Suspicious script language containing certain function calls or language elements that are known to be used in serving malware.
Multiple frames, scripts or iFrames appearing in unusual places, such as at the end of the HTML.
Domain name used that was shown to have malware installed upon it on other pages.
Geographical features, such as a domain being from Russia or China or any other country statistically known to have higher rates of infected domains.
A page with a domain originating in one country with an iframe that contains content originating from a geographically remote location.
Relative age of a domain and URLs or links to that domain (malware is often distributed from new sites).

The amount of weight that each of these features carries may be different and may change over time as the system goes through and learns from training data.

The Google Malware Detection patent is:

Intrusive feature classification model Invented by Mark Palatucci, Panayiotis Mavrommatis, Niels Provos, Christopher K. Monson, Yunkai Zhou, Kamal P. Nigam, Clayton W. Bavor, Jr., Eric L. Davis, Rachel Nakauchi Assigned to Google Inc. US Patent 7,991,710 Granted August 2, 2011 Filed: March 3, 2008

Abstract

Landing pages associated with advertisements are partitioned into training landing pages and testing landing pages. Iterative training and testing of a classification mode on intrusion features of the partitioned landing pages is conducted until the occurrence of a cessation event. Feature weights are derived from the iterative training and testing and are associated with the intrusion features. The associated feature weights and intrusion features can be used to classify other landing pages.

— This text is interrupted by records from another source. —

# JohnLonginotto/uq

Measured on AMD Instinct MI355X. Metric: FASTQ encode MB/s (150bp synthetic; bit-exact tables vs reference), higher is better.
Workload: dtype u8

## Files before the change

uq_amd/csrc/index.hip:

```cpp
#include "common.h"
#include "swar.h"

namespace {
constexpr int IDX_THREADS = 256;
constexpr int IDX_LOADS = 4;
constexpr uint64_t IDX_WAVE_BYTES = 64 * 16 * IDX_LOADS;
constexpr uint64_t IDX_TILE = IDX_WAVE_BYTES * (IDX_THREADS / 64);
constexpr uint64_t IDX_TILE_VECS = IDX_TILE / 16;
constexpr uint32_t IDX_LIST_CAP = 1024;
constexpr uint32_t IDX_BUCKET = 1024;

__global__ __launch_bounds__(IDX_THREADS) void count_newlines_kernel(const uint4* __restrict__ abuf, uint32_t mis,
                                                                      uint64_t nbytes, uint64_t nvec,
                                                                      uint32_t* __restrict__ partials, uint16_t* __restrict__ bitmap) {
    __shared__ uint32_t lds[IDX_THREADS / 64];
    const uint32_t lane = lane_id(), w = threadIdx.x >> 6;
    const uint64_t v0 = ((uint64_t)blockIdx.x * IDX_TILE + (uint64_t)w * IDX_WAVE_BYTES) / 16 + lane;
    uint32_t c = 0;
    uint4 q[IDX_LOADS];
#pragma unroll
    for (int it = 0; it < IDX_LOADS; ++it) { const uint64_t vi = v0 + (uint64_t)it * 64; q[it] = abuf[vi < nvec ? vi : nvec - 1]; }
#pragma unroll
    for (int it = 0; it < IDX_LOADS; ++it) {
        uint64_t vi = v0 + (uint64_t)it * 64;
        int64_t p = (int64_t)(vi * 16) - (int64_t)mis;
        const uint32_t m = vi < nvec ? nl_mask16(q[it]) & valid_mask16(p, nbytes) : 0u;
        bitmap[vi] = (uint16_t)m;
        c += __popc(m);
    }
    c = wave_sum(c);
    if (lane == 0) lds[w] = c;
    __syncthreads();
    if (threadIdx.x == 0) partials[blockIdx.x] = lds[0] + lds[1] + lds[2] + lds[3];
}

#ifndef CENSUS_TPW
#define CENSUS_TPW 2
#endif
template <int TPW>
__global__ __launch_bounds__(IDX_THREADS) void census_list_kernel(const uint4* __restrict__ abuf, uint32_t mis, uint64_t nbytes, uint64_t nvec,
                                                                   uint32_t* __restrict__ partials, uint16_t* __restrict__ list,
                                                                   uint32_t* __restrict__ overflow, uint64_t tile0, uint64_t tile_end) {
    __shared__ uint32_t lds[2][IDX_THREADS / 64];
    const uint32_t lane = lane_id(), w = threadIdx.x >> 6;
    uint64_t tile = tile0 + (uint64_t)blockIdx.x * TPW;
    auto request = [&](uint64_t tl, uint4 (&q)[IDX_LOADS]) {
        const uint64_t v0 = (tl * IDX_TILE + (uint64_t)w * IDX_WAVE_BYTES) / 16 + lane;
#pragma unroll
        for (int it = 0; it < IDX_LOADS; ++it) { const uint64_t vi = v0 + (uint64_t)it * 64; q[it] = abuf[vi < nvec ? vi : nvec - 1]; }
    };
    uint4 q[IDX_LOADS];
    request(tile, q);
    bool over = false;
#pragma unroll
    for (int turn = 0; turn < TPW; ++turn, ++tile) {
        if (tile >= tile_end) break;
        uint4 qn[IDX_LOADS];
        if (turn + 1 < TPW && tile + 1 < tile_end) request(tile + 1, qn);
        const uint64_t v0 = (tile * IDX_TILE + (uint64_t)w * IDX_WAVE_BYTES) / 16 + lane;
        uint32_t m[IDX_LOADS];
#pragma unroll
        for (int it = 0; it < IDX_LOADS; ++it) {
            const uint64_t vi = v0 + (uint64_t)it * 64;
            const int64_t p = (int64_t)(vi * 16) - (int64_t)mis;
            m[it] = vi < nvec ? nl_mask16(q[it]) & valid_mask16(p, nbytes) : 0u;
        }
        const uint32_t c0 = __popc(m[0]), c1 = __popc(m[1]), c2 = __popc(m[2]), c3 = __popc(m[3]);
        const uint32_t i01 = wave_inclusive_sum(c0 | (c1 << 16)), i23 = wave_inclusive_sum(c2 | (c3 << 16));
        const uint32_t t01 = __shfl(i01, 63, 64), t23 = __shfl(i23, 63, 64);
        const uint32_t T0 = t01 & 0xFFFFu, T1 = t01 >> 16, T2 = t23 & 0xFFFFu, T3 = t23 >> 16;
        uint32_t* l = lds[turn & 1];
        if (lane == 0) l[w] = T0 + T1 + T2 + T3;
        __syncthreads();
        uint32_t base = 0, total = 0;
#pragma unroll
        for (uint32_t i = 0; i < IDX_THREADS / 64; ++i) { const uint32_t x = l[i]; if (i < w) base += x; total += x; }
        if (threadIdx.x == 0) partials[tile] = total;
        const uint32_t ex[IDX_LOADS] = {base + (i01 & 0xFFFFu) - c0, base + T0 + (i01 >> 16) - c1, base + T0 + T1 + (i23 & 0xFFFFu) - c2,
                                        base + T0 + T1 + T2 + (i23 >> 16) - c3};
        uint16_t* slot = list + tile * IDX_LIST_CAP;
#pragma unroll
        for (int it = 0; it < IDX_LOADS; ++it) {
            uint32_t mm = m[it], k = ex[it];
            const uint32_t pos0 = ((w * IDX_LOADS + it) * 64 + lane) * 16;
            while (mm) {
                const uint32_t b = (uint32_t)__ffs((int)mm) - 1u;
                mm &= mm - 1;
                if (k < IDX_LIST_CAP) slot[k] = (uint16_t)(pos0 + b); else over = true;
                ++k;
            }
        }
        if (turn + 1 < TPW) {
#pragma unroll
            for (int it = 0; it < IDX_LOADS; ++it) q[it] = qn[it];
        }
    }
    if (over) atomicOr(overflow, 1u);
}

__global__ __launch_bounds__(IDX_THREADS) void census_bucket_kernel(const uint32_t* __restrict__ partials, uint64_t nb, uint32_t* __restrict__ buckets) {
    __shared__ uint32_t lds[IDX_THREADS / 64];
    const uint64_t i0 = (uint64_t)blockIdx.x * IDX_BUCKET + (uint64_t)threadIdx.x * 4;
    uint32_t s = 0;
#pragma unroll
    for (uint32_t k = 0; k < 4; ++k) s += i0 + k < nb ? partials[i0 + k] : 0u;
    s = wave_sum(s);
    if (lane_id() == 0) lds[threadIdx.x >> 6] = s;
    __syncthreads();
    if (threadIdx.x == 0) buckets[blockIdx.x] = lds[0] + lds[1] + lds[2] + lds[3];
}
__global__ __launch_bounds__(IDX_THREADS) void census_scan_kernel(uint32_t* __restrict__ partials, uint64_t nb, const uint32_t* __restrict__ buckets,
                                                                   unsigned long long* __restrict__ d_async) {
    __shared__ uint32_t lds[IDX_THREADS / 64 + 1];
    static_assert(IDX_BUCKET == 4 * IDX_THREADS, "four counts a lane");
    const uint32_t b = blockIdx.x;
    uint32_t s = 0;
    for (uint32_t i = threadIdx.x; i < b; i += IDX_THREADS) s += buckets[i];
    s = wave_sum(s);
    if (lane_id() == 0) lds[threadIdx.x >> 6] = s;
    __syncthreads();
    uint32_t base = 0;
#pragma unroll
    for (uint32_t i = 0; i < IDX_THREADS / 64; ++i) base += lds[i];
    __syncthreads();
    const uint64_t i0 = (uint64_t)b * IDX_BUCKET + (uint64_t)threadIdx.x * 4;
    uint32_t v[4], sum = 0;
#pragma unroll
    for (uint32_t k = 0; k < 4; ++k) { v[k] = i0 + k < nb ? partials[i0 + k] : 0u; sum += v[k]; }
    uint32_t tot;
    uint32_t run = base + block_exclusive_sum<uint32_t, IDX_THREADS / 64>(sum, lds, tot);
#pragma unroll
    for (uint32_t k = 0; k < 4; ++k) { if (i0 + k < nb) partials[i0 + k] = run; run += v[k]; }
    if (b == gridDim.x - 1 && threadIdx.x == 0) d_async[0] = (unsigned long long)(base + tot);
}

__global__ void census_clear_kernel(uint32_t* __restrict__ region, uint32_t nwords, unsigned long long* __restrict__ d_async) {
    const uint32_t i = blockIdx.x * blockDim.x + threadIdx.x;
    if (i < nwords) region[i] = 0;
    if (i < 8) d_async[i] = 0;
}

constexpr uint32_t EXP_TILES = 4;
__global__ __launch_bounds__(IDX_THREADS) void expand_list_kernel(const uint16_t* __restrict__ list, uint32_t mis, const uint32_t* __restrict__ offsets,
                                                                   uint64_t nb, uint64_t nlines, uint64_t* __restrict__ line_start,
                                                                   unsigned long long* __restrict__ d_async, uint64_t cap,
                                                                   const uint32_t* __restrict__ d_over) {
    const uint32_t lane = lane_id();
    const uint64_t tile0 = ((uint64_t)blockIdx.x * (IDX_THREADS / 64) + (threadIdx.x >> 6)) * EXP_TILES;
    if (tile0 >= nb) return;
    if (d_async) nlines = d_async[0];
    if (tile0 == 0 && lane == 0) line_start[0] = 0;
    if (d_async && *d_over) { if (lane == 0) d_async[1] = 1ull; return; }
    const uint64_t tl = tile0 + lane;
    const uint64_t mine = lane <= EXP_TILES ? (tl < nb ? (uint64_t)offsets[tl] : nlines) : 0;
    for (uint32_t k = 0; k < EXP_TILES && tile0 + k < nb; ++k) {
        const uint64_t tile = tile0 + k;
        const uint64_t P = __shfl(mine, k, 64), end = __shfl(mine, k + 1, 64);
        uint32_t cnt = (uint32_t)(end - P);
        const uint16_t* slot = list + tile * IDX_LIST_CAP;
        const int64_t p0 = (int64_t)(tile * IDX_TILE) - (int64_t)mis + 1;
        if (cnt > IDX_LIST_CAP) {
            if (d_async && lane == 0) d_async[1] = 1ull;
            cnt = IDX_LIST_CAP;
        }
        if (d_async && end > cap) {
            if (lane == 0) d_async[1] = 1ull;
            for (uint32_t j = lane; j < cnt; j += 64) if (P + j + 1 <= cap) line_start[P + j + 1] = (uint64_t)(p0 + slot[j]);
            continue;
        }
        for (uint32_t j = lane; j < cnt; j += 64) line_start[P + j + 1] = (uint64_t)(p0 + slot[j]);
    }
}

__global__ __launch_bounds__(IDX_THREADS) void scatter_newlines_kernel(const uint64_t* __restrict__ bitmap, uint32_t mis,
                                                                        const uint32_t* __restrict__ offsets,
                                                                        uint64_t nlines, uint64_t* __restrict__ line_start) {
    __shared__ uint32_t lds[IDX_THREADS / 64 + 1];
    const uint64_t wi = (uint64_t)blockIdx.x * IDX_THREADS + threadIdx.x;
    uint64_t m = bitmap[wi];
    const uint32_t c = (uint32_t)__popcll(m);
    uint32_t total;
    const uint32_t ex = block_exclusive_sum<uint32_t, IDX_THREADS / 64>(c, lds, total);
    if (blockIdx.x == 0 && threadIdx.x == 0) line_start[0] = 0;
    uint64_t k = (uint64_t)offsets[blockIdx.x] + ex;
    const int64_t p = (int64_t)(wi * 64) - (int64_t)mis;
    while (m) {
        const int b = __ffsll((unsigned long long)m) - 1;
        m &= m - 1;
        if (++k <= nlines) line_start[k] = (uint64_t)(p + b + 1);
    }
}

int census_buffers(uq_ctx* ctx, uint64_t nb) {
    if (nb + 1 > ctx->idx_partials_cap) {
        UQ_CHECK_HIP(hipStreamSynchronize(ctx->stream));
        if (ctx->idx_partials) UQ_CHECK_HIP(hipFree(ctx->idx_partials));
        if (ctx->idx_bitmap) UQ_CHECK_HIP(hipFree(ctx->idx_bitmap));
        ctx->idx_partials = nullptr; ctx->idx_bitmap = nullptr; ctx->idx_partials_cap = 0;
        UQ_CHECK_HIP(hipMalloc((void**)&ctx->idx_partials, (nb + 1) * sizeof(uint32_t)));
        static_assert(IDX_TILE_VECS == IDX_LIST_CAP, "bitmap words and list entries per tile share one allocation");
        UQ_CHECK_HIP(hipMalloc((void**)&ctx->idx_bitmap, nb * IDX_TILE_VECS * sizeof(uint16_t) + 16 + ((nb + IDX_BUCKET - 1) / IDX_BUCKET) * sizeof(uint32_t)));
        ctx->idx_partials_cap = nb + 1;
    }
    return 0;
}

uint32_t* census_buckets(uq_ctx* ctx, uint64_t nb) { return (uint32_t*)(ctx->idx_bitmap + nb * IDX_TILE_VECS) + 4; }

int run_count(uq_ctx* ctx, const uint8_t* d_buf, uint64_t nbytes, uint64_t* nblocks_out, bool list_form) {
    const uint32_t mis = (uint32_t)((uintptr_t)d_buf & 15);
    const uint64_t nvec = (nbytes + mis + 15) / 16;
    const uint64_t nb = (nvec * 16 + IDX_TILE - 1) / IDX_TILE;
    UQ_REQUIRE(nb <= 0x7fffffffu, "uq_count_lines: buffer too large for one launch");
    ctx->async_buf = nullptr;
    ctx->census_begun = false;
    UQ_TRY(census_buffers(ctx, nb));
    if (list_form) {
        uint32_t* d_over = (uint32_t*)(ctx->idx_bitmap + nb * IDX_TILE_VECS);
        UQ_CHECK_HIP(hipMemsetAsync(d_over, 0, 4, ctx->stream));
        census_list_kernel<CENSUS_TPW><<<(uint32_t)((nb + CENSUS_TPW - 1) / CENSUS_TPW), IDX_THREADS, 0, ctx->stream>>>((const uint4*)(d_buf - mis), mis, nbytes, nvec, ctx->idx_partials,
                                                                         ctx->idx_bitmap, d_over, 0, nb);
    } else {
        count_newlines_kernel<<<(uint32_t)nb, IDX_THREADS, 0, ctx->stream>>>((const uint4*)(d_buf - mis), mis, nbytes, nvec, ctx->idx_partials,
                                                                            ctx->idx_bitmap);
    }
    UQ_LAUNCH_CHECK();
    *nblocks_out = nb;
    return 0;
}
}

static int finish_count(uq_ctx* ctx, const uint8_t* d_buf, uint64_t nbytes, uint64_t nb, uint64_t* h_nlines);
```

It’s possible that some of the features in this malware detection system may be used on webpages that Google comes across that aren’t tied to advertisement and landing pages, as part of Google’s Safe Browsing Diagnostic Program, since Google wouldn’t want to deliver searchers to pages that contain malware.

Conclusion

It’s interesting to see how Google may use a document classification approach as described in the Predicting Bounce Rates paper to try to help advertisers build more effective ads and landing pages, and how Google may use a document classification approach to evaluate landing pages for Malware. The paper was originally published in 2009 and the patent was filed in 2008, and we’ve been told by Google’s Matt Cutts and Amit Singhal that this was roughly the same time period that works on the document classification system behind Panda started.

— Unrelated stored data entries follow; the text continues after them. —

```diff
diff --git a/brepgen_b200/csrc/api.cu b/brepgen_b200/csrc/api.cu
--- a/brepgen_b200/csrc/api.cu
+++ b/brepgen_b200/csrc/api.cu
@@ -56,6 +56,18 @@
   return launch_attention(st, a);
 }
 
+int bg_op_attention_varlen(const void* qkv, void* out, int B, int L, const int* seq_row0, const int* seq_len,
+                           void* stream) {
+  BG_TRY(bg_check_device());
+  BG_REQUIRE(seq_row0 && seq_len, "attention: variable-length mode needs seq_row0 and seq_len");
+  AttnArgs a;
+  a.qkv = reinterpret_cast<const __half*>(qkv);
+  a.out = reinterpret_cast<__half*>(out);
+  a.ldo = 768; a.B = B; a.L = L;
+  a.seq_row0 = seq_row0; a.seq_len = seq_len;
+  return launch_attention(reinterpret_cast<cudaStream_t>(stream), a);
+}
+
 int bg_op_layernorm_f16(const float* x, int ldx, const float* gamma, const float* beta, void* y, int ldy, int rows,
                         int act, void* stream) {
   return launch_layernorm_f16(reinterpret_cast<cudaStream_t>(stream), x, ldx, gamma, beta, reinterpret_cast<__half*>(y),
diff --git a/brepgen_b200/csrc/attn.cu b/brepgen_b200/csrc/attn.cu
--- a/brepgen_b200/csrc/attn.cu
+++ b/brepgen_b200/csrc/attn.cu
@@ -46,6 +46,90 @@
   return v + __shfl_xor_sync(0xffffffffu, v, 2);
 }
 
+struct Ring {
+  int stage = 0;
+  uint32_t phase = 0;
+  __device__ __forceinline__ void advance() {
+    if (++stage == ST) {
+      stage = 0;
+      phase ^= 1u;
+    }
+  }
+};
+
+__device__ __forceinline__ void issue_qk(float (&sc)[64], uint32_t q_addr, uint32_t k_addr) {
+#pragma unroll
+  for (int k = 0; k < DH / 16; ++k)
+    wgmma_m64n128k16_ss(sc, make_sw128_desc(q_addr + k * 32), make_sw128_desc(k_addr + k * 32), k > 0 ? 1u : 0u);
+  wgmma_commit();
+}
+
+__device__ __forceinline__ void issue_pv(float (&o)[DH / 2], const uint32_t (&pa)[8][4], uint32_t v_addr) {
+#pragma unroll
+  for (int kk = 0; kk < 8; ++kk) wgmma_m64n64k16_rs_bt(o, pa[kk], make_sw128_desc(v_addr + kk * 2048), 1u);
+  wgmma_commit();
+}
+
+__device__ __forceinline__ void softmax_block(float (&sc)[64], const uint32_t* iw4, float (&m_run)[2], float (&l_run)[2],
+                                              float (&alpha)[2], float c, int lane) {
+  const uint4 iw = *reinterpret_cast<const uint4*>(iw4);
+  if ((iw.x | iw.y | iw.z | iw.w) != 0) {
+    const uint32_t inval[4] = {iw.x, iw.y, iw.z, iw.w};
+#pragma unroll
+    for (int i = 0; i < 16; ++i)
+#pragma unroll
+      for (int j = 0; j < 2; ++j) {
+        const int key = 8 * i + 2 * (lane & 3) + j;
+        if ((inval[key >> 5] >> (key & 31)) & 1u) {
+          sc[4 * i + j] = -INFINITY;
+          sc[4 * i + 2 + j] = -INFINITY;
+        }
+      }
+  }
+  float ref[2];
+#pragma unroll
+  for (int hr = 0; hr < 2; ++hr) {
+    float mx = -INFINITY;
+#pragma unroll
+    for (int i = 0; i < 16; ++i) mx = fmaxf(mx, fmaxf(sc[4 * i + 2 * hr], sc[4 * i + 2 * hr + 1]));
+    const float m_new = fmaxf(m_run[hr], quad_max(mx));
+    ref[hr] = m_new == -INFINITY ? 0.f : m_new;
+    alpha[hr] = ex2((m_run[hr] - ref[hr]) * c);
+    m_run[hr] = m_new;
+    l_run[hr] *= alpha[hr];
+  }
+  const float nm0 = -ref[0] * c, nm1 = -ref[1] * c;
+#pragma unroll
+  for (int i = 0; i < 16; ++i) {
+    const float p0 = ex2(fmaf(sc[4 * i], c, nm0)), p1 = ex2(fmaf(sc[4 * i + 1], c, nm0));
+    const float p2 = ex2(fmaf(sc[4 * i + 2], c, nm1)), p3 = ex2(fmaf(sc[4 * i + 3], c, nm1));
+    l_run[0] += p0 + p1;
+    l_run[1] += p2 + p3;
+    sc[4 * i] = p0;
+    sc[4 * i + 1] = p1;
+    sc[4 * i + 2] = p2;
+    sc[4 * i + 3] = p3;
+  }
+}
+
+__device__ __forceinline__ void scale_o(float (&o)[DH / 2], const float (&alpha)[2]) {
+#pragma unroll
+  for (int i = 0; i < DH / 8; ++i) {
+    o[4 * i] *= alpha[0];
+    o[4 * i + 1] *= alpha[0];
+    o[4 * i + 2] *= alpha[1];
+    o[4 * i + 3] *= alpha[1];
+  }
+}
+
+__device__ __forceinline__ void pack_p(uint32_t (&pa)[8][4], const float (&sc)[64]) {
+#pragma unroll
+  for (int i = 0; i < 16; ++i) {
+    pa[i >> 1][(i & 1) * 2] = pack_half2(sc[4 * i], sc[4 * i + 1]);
+    pa[i >> 1][(i & 1) * 2 + 1] = pack_half2(sc[4 * i + 2], sc[4 * i + 3]);
+  }
+}
+
 __global__ void __launch_bounds__(THREADS, 1)
 attn_kernel(const __grid_constant__ CUtensorMap tmQKV, const AttnParams p) {
   extern __shared__ uint8_t smem_raw[];
@@ -107,14 +191,14 @@
     if (warp == 0 && elect_one()) {
       mbar_arrive_expect_tx(q_full, TILE_BYTES);
       tma_load_2d(smem + OFF_Q, &tmQKV, q_full, h * DH, row0 + qgrp * BQ);
-      for (int it = 0; it < nblk; ++it) {
+      Ring r;
+      for (int it = 0; it < nblk; ++it, r.advance()) {
         const int kb = blist ? blist[it] : it;
-        const int s = it % ST;
-        const uint32_t par = ((it / ST) & 1) ^ 1;
-        mbar_wait(&k_empty[s], par);
+        const int s = r.stage;
+        mbar_wait(&k_empty[s], r.phase ^ 1u);
         mbar_arrive_expect_tx(&k_full[s], TILE_BYTES);
         tma_load_2d(smem + OFF_K + s * TILE_BYTES, &tmQKV, &k_full[s], DMODEL + h * DH, row0 + kb * 128);
-        mbar_wait(&v_empty[s], par);
+        mbar_wait(&v_empty[s], r.phase ^ 1u);
         mbar_arrive_expect_tx(&v_full[s], TILE_BYTES);
         tma_load_2d(smem + OFF_V + s * TILE_BYTES, &tmQKV, &v_full[s], 2 * DMODEL + h * DH, row0 + kb * 128);
       }
@@ -133,76 +217,59 @@
   for (int i = 0; i < DH / 2; ++i) o[i] = 0.f;
 
   mbar_wait(q_full, 0);
-  for (int it = 0; it < nblk; ++it) {
-    const int s = it % ST;
-    const uint32_t par = (it / ST) & 1;
-    float sc[64];
-    mbar_wait(&k_full[s], par);
-    const uint32_t k_addr = smem_u32(smem + OFF_K + s * TILE_BYTES);
+  if (nblk > 0) {
+    const uint32_t k_base = smem_u32(smem + OFF_K), v_base = smem_u32(smem + OFF_V);
+    Ring kr, vr;
+    float sc[64], alpha[2];
+    uint32_t pa[8][4];
+
+    mbar_wait(&k_full[kr.stage], kr.phase);
     wgmma_fence();
-#pragma unroll
-    for (int k = 0; k < DH / 16; ++k)
-      wgmma_m64n128k16_ss(sc, make_sw128_desc(q_addr + k * 32), make_sw128_desc(k_addr + k * 32), k > 0 ? 1u : 0u);
-    wgmma_commit();
+    issue_qk(sc, q_addr, k_base + kr.stage * TILE_BYTES);
     wgmma_wait<0>();
     wgmma_fence_operand(sc);
-    mbar_arrive(&k_empty[s]);
-
-    const uint4 iw = *reinterpret_cast<const uint4*>(maskw + it * 4);
-    if ((iw.x | iw.y | iw.z | iw.w) != 0) {
-      const uint32_t inval[4] = {iw.x, iw.y, iw.z, iw.w};
-#pragma unroll
-      for (int i = 0; i < 16; ++i)
-#pragma unroll
-        for (int j = 0; j < 2; ++j) {
-          const int key = 8 * i + 2 * (lane & 3) + j;
-          if ((inval[key >> 5] >> (key & 31)) & 1u) {
-            sc[4 * i + j] = -INFINITY;
-            sc[4 * i + 2 + j] = -INFINITY;
-          }
-        }
-    }
-    float ref[2], alpha[2];
-#pragma unroll
-    for (int hr = 0; hr < 2; ++hr) {
-      float mx = -INFINITY;
-#pragma unroll
-      for (int i = 0; i < 16; ++i) mx = fmaxf(mx, fmaxf(sc[4 * i + 2 * hr], sc[4 * i + 2 * hr + 1]));
-      const float m_new = fmaxf(m_run[hr], quad_max(mx));
-      ref[hr] = m_new == -INFINITY ? 0.f : m_new;
-      alpha[hr] = ex2((m_run[hr] - ref[hr]) * c);
-      m_run[hr] = m_new;
-      l_run[hr] *= alpha[hr];
-    }
-#pragma unroll
-    for (int i = 0; i < DH / 8; ++i) {
-      o[4 * i] *= alpha[0];
-      o[4 * i + 1] *= alpha[0];
-      o[4 * i + 2] *= alpha[1];
-      o[4 * i + 3] *= alpha[1];
-    }
-    uint32_t pa[8][4];
-    const float nm0 = -ref[0] * c, nm1 = -ref[1] * c;
-#pragma unroll
-    for (int i = 0; i < 16; ++i) {
-      const float p0 = ex2(fmaf(sc[4 * i], c, nm0)), p1 = ex2(fmaf(sc[4 * i + 1], c, nm0));
-      const float p2 = ex2(fmaf(sc[4 * i + 2], c, nm1)), p3 = ex2(fmaf(sc[4 * i + 3], c, nm1));
-      l_run[0] += p0 + p1;
-      l_run[1] += p2 + p3;
-      pa[i >> 1][(i & 1) * 2] = pack_half2(p0, p1);
-      pa[i >> 1][(i & 1) * 2 + 1] = pack_half2(p2, p3);
-    }
-
-    mbar_wait(&v_full[s], par);
-    const uint32_t v_addr = smem_u32(smem + OFF_V + s * TILE_BYTES);
+    mbar_arrive(&k_empty[kr.stage]);
+    kr.advance();
+    softmax_block(sc, maskw, m_run, l_run, alpha, c, lane);
+
+#pragma unroll 1
+    for (int it = 1; it < nblk; ++it) {
+      wgmma_wait<0>();
+      wgmma_fence_operand(o);
+      if (it >= 2) {
+        mbar_arrive(&v_empty[vr.stage]);
+        vr.advance();
+      }
+      scale_o(o, alpha);
+      pack_p(pa, sc);
+      mbar_wait(&k_full[kr.stage], kr.phase);
+      mbar_wait(&v_full[vr.stage], vr.phase);
+      wgmma_fence_operand(o);
+      wgmma_fence();
+      issue_qk(sc, q_addr, k_base + kr.stage * TILE_BYTES);
+      issue_pv(o, pa, v_base + vr.stage * TILE_BYTES);
+      wgmma_wait<1>();
+      wgmma_fence_operand(sc);
+      mbar_arrive(&k_empty[kr.stage]);
+      kr.advance();
+      softmax_block(sc, maskw + it * 4, m_run, l_run, alpha, c, lane);
+    }
+
+    wgmma_wait<0>();
+    wgmma_fence_operand(o);
+    if (nblk >= 2) {
+      mbar_arrive(&v_empty[vr.stage]);
+      vr.advance();
+    }
+    scale_o(o, alpha);
+    pack_p(pa, sc);
+    mbar_wait(&v_full[vr.stage], vr.phase);
     wgmma_fence_operand(o);
     wgmma_fence();
-#pragma unroll
-    for (int kk = 0; kk < 8; ++kk) wgmma_m64n64k16_rs_bt(o, pa[kk], make_sw128_desc(v_addr + kk * 2048), 1u);
-    wgmma_commit();
+    issue_pv(o, pa, v_base + vr.stage * TILE_BYTES);
     wgmma_wait<0>();
     wgmma_fence_operand(o);
-    mbar_arrive(&v_empty[s]);
+    mbar_arrive(&v_empty[vr.stage]);
   }
 
 #pragma unroll
diff --git a/include/brepgen_b200.h b/include/brepgen_b200.h
--- a/include/brepgen_b200.h
+++ b/include/brepgen_b200.h
@@ -82,6 +82,8 @@
                    int ldv, void* stream);
 int bg_op_attention(const void* qkv, void* out, int B, int L, const uint8_t* key_mask, int use_block_list,
                     int* scratch_int, void* stream);
+int bg_op_attention_varlen(const void* qkv, void* out, int B, int L, const int* seq_row0, const int* seq_len,
+                           void* stream);
 int bg_op_layernorm_f16(const float* x, int ldx, const float* gamma, const float* beta, void* y, int ldy, int rows,
                         int act, void* stream);
 int bg_op_cast_f16(const float* x, void* y, int64_t n, void* stream);
```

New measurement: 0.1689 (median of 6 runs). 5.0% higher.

There has been a lot of speculation and guesses about what types of features might be involved the classification of pages for quality in Google’s Panda, including things like numbers and sizes and locations of advertisements and a ratio of advertisements to content, reading levels and originality of content, and many others. The number of actual features could be fairly large, and like the intrusion features in this Google malware detection classification approach may change over time in how much weight each feature is given based upon training data used.